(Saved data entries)

▶

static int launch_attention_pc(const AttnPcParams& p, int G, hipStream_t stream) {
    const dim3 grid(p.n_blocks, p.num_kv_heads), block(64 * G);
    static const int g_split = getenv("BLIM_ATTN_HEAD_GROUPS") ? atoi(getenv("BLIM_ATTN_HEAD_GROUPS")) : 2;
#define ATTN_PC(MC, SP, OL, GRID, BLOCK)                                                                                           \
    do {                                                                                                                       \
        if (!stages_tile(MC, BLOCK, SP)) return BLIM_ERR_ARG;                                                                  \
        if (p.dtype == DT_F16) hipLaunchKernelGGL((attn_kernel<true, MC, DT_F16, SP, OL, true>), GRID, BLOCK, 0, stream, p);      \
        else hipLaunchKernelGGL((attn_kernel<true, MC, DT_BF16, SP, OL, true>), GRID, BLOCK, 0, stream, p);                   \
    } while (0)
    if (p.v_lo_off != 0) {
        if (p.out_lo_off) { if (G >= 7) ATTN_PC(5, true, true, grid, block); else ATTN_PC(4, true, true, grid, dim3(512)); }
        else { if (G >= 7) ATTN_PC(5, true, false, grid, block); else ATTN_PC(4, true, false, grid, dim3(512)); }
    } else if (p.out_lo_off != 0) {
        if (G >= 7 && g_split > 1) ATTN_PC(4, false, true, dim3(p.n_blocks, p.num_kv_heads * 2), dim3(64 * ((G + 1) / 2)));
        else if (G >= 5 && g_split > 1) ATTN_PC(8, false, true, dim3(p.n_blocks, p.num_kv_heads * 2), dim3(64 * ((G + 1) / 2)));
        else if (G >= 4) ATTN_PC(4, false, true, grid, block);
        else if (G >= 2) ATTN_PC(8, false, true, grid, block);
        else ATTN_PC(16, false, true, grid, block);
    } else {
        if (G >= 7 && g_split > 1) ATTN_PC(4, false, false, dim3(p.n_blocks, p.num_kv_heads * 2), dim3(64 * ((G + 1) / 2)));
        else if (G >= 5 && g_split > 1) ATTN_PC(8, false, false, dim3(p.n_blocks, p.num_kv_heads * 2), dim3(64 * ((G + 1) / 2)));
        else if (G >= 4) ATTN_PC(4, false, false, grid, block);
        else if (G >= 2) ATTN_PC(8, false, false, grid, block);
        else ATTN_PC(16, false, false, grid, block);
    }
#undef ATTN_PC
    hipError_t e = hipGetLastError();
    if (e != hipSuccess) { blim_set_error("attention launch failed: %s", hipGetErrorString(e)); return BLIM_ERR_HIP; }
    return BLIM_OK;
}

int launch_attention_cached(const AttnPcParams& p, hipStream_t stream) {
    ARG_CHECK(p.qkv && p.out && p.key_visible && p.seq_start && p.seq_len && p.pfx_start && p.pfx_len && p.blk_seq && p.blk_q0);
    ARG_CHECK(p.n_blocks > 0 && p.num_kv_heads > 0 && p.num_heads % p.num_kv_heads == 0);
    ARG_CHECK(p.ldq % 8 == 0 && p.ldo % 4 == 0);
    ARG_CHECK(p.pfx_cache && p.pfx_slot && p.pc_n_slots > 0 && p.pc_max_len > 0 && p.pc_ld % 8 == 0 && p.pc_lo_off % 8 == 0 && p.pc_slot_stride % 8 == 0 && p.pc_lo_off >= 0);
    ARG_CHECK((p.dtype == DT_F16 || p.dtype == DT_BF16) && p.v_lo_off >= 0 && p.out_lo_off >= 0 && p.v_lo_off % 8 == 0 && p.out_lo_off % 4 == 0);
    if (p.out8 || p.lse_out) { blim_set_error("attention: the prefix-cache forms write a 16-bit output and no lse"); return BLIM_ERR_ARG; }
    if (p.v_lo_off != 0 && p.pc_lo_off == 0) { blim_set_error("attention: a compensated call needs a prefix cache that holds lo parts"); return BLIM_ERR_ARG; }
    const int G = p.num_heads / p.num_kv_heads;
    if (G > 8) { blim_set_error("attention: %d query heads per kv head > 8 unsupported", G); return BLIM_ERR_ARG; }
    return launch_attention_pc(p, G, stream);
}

◀
▶

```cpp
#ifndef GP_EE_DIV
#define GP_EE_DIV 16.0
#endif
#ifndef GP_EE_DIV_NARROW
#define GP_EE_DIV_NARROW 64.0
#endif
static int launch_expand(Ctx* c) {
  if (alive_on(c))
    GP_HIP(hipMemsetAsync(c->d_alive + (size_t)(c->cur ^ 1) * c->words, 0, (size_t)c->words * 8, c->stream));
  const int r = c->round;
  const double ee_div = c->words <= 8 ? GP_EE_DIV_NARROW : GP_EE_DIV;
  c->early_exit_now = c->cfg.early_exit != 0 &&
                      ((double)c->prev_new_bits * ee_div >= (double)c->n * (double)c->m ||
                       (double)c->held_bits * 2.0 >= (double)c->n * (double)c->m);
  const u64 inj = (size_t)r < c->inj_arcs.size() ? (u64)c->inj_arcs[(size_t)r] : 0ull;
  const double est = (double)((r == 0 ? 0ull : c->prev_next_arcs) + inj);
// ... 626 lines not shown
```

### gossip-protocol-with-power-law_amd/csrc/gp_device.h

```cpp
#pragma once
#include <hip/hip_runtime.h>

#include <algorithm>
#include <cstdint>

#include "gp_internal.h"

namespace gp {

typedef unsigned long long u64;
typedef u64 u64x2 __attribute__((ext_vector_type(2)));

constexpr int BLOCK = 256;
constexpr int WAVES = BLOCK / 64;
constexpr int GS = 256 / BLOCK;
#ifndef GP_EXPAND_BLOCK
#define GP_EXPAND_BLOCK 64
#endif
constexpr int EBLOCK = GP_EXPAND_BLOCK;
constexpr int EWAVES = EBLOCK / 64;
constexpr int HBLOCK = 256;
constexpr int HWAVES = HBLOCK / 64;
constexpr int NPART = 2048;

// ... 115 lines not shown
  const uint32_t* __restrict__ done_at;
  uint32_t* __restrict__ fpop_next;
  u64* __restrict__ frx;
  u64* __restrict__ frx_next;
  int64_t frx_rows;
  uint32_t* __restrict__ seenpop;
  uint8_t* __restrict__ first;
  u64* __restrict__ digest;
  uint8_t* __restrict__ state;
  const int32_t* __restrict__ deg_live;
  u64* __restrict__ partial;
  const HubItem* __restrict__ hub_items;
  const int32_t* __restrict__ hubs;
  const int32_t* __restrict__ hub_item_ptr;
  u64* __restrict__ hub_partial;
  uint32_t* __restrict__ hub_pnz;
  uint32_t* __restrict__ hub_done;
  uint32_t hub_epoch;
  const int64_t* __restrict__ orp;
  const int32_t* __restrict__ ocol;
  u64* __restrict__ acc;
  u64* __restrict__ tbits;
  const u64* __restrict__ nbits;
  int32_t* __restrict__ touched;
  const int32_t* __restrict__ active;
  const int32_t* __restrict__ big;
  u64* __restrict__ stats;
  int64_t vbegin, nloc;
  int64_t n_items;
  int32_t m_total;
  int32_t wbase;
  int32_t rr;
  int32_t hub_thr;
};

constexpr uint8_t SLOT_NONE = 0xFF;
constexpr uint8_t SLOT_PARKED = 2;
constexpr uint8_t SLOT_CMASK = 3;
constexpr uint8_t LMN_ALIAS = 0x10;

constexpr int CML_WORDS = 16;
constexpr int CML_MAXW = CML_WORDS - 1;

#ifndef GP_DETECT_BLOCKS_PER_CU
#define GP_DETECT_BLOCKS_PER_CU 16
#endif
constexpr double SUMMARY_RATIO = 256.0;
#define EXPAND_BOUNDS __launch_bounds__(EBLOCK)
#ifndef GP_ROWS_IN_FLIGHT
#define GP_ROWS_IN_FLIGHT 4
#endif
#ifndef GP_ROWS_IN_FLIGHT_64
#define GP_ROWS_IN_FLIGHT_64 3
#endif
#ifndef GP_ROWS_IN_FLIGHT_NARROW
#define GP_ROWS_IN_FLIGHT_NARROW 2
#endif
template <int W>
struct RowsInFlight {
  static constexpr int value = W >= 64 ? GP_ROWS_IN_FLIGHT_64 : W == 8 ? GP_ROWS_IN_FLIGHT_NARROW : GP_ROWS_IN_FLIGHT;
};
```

◀

▸ **TASK DIRECTIONS**
Your answer should be the lines above, from the line containing "static int launch_attention_pc(const" up to and including the line containing "if (!stages_tile(MC, BLOCK, SP))", reproduced exactly and with nothing else.

▸ **EXERCISE RESULT**
static int launch_attention_pc(const AttnPcParams& p, int G, hipStream_t stream) {
    const dim3 grid(p.n_blocks, p.num_kv_heads), block(64 * G);
    static const int g_split = getenv("BLIM_ATTN_HEAD_GROUPS") ? atoi(getenv("BLIM_ATTN_HEAD_GROUPS")) : 2;
#define ATTN_PC(MC, SP, OL, GRID, BLOCK)                                                                                           \
    do {                                                                                                                       \
        if (!stages_tile(MC, BLOCK, SP)) return BLIM_ERR_ARG;                                                                  \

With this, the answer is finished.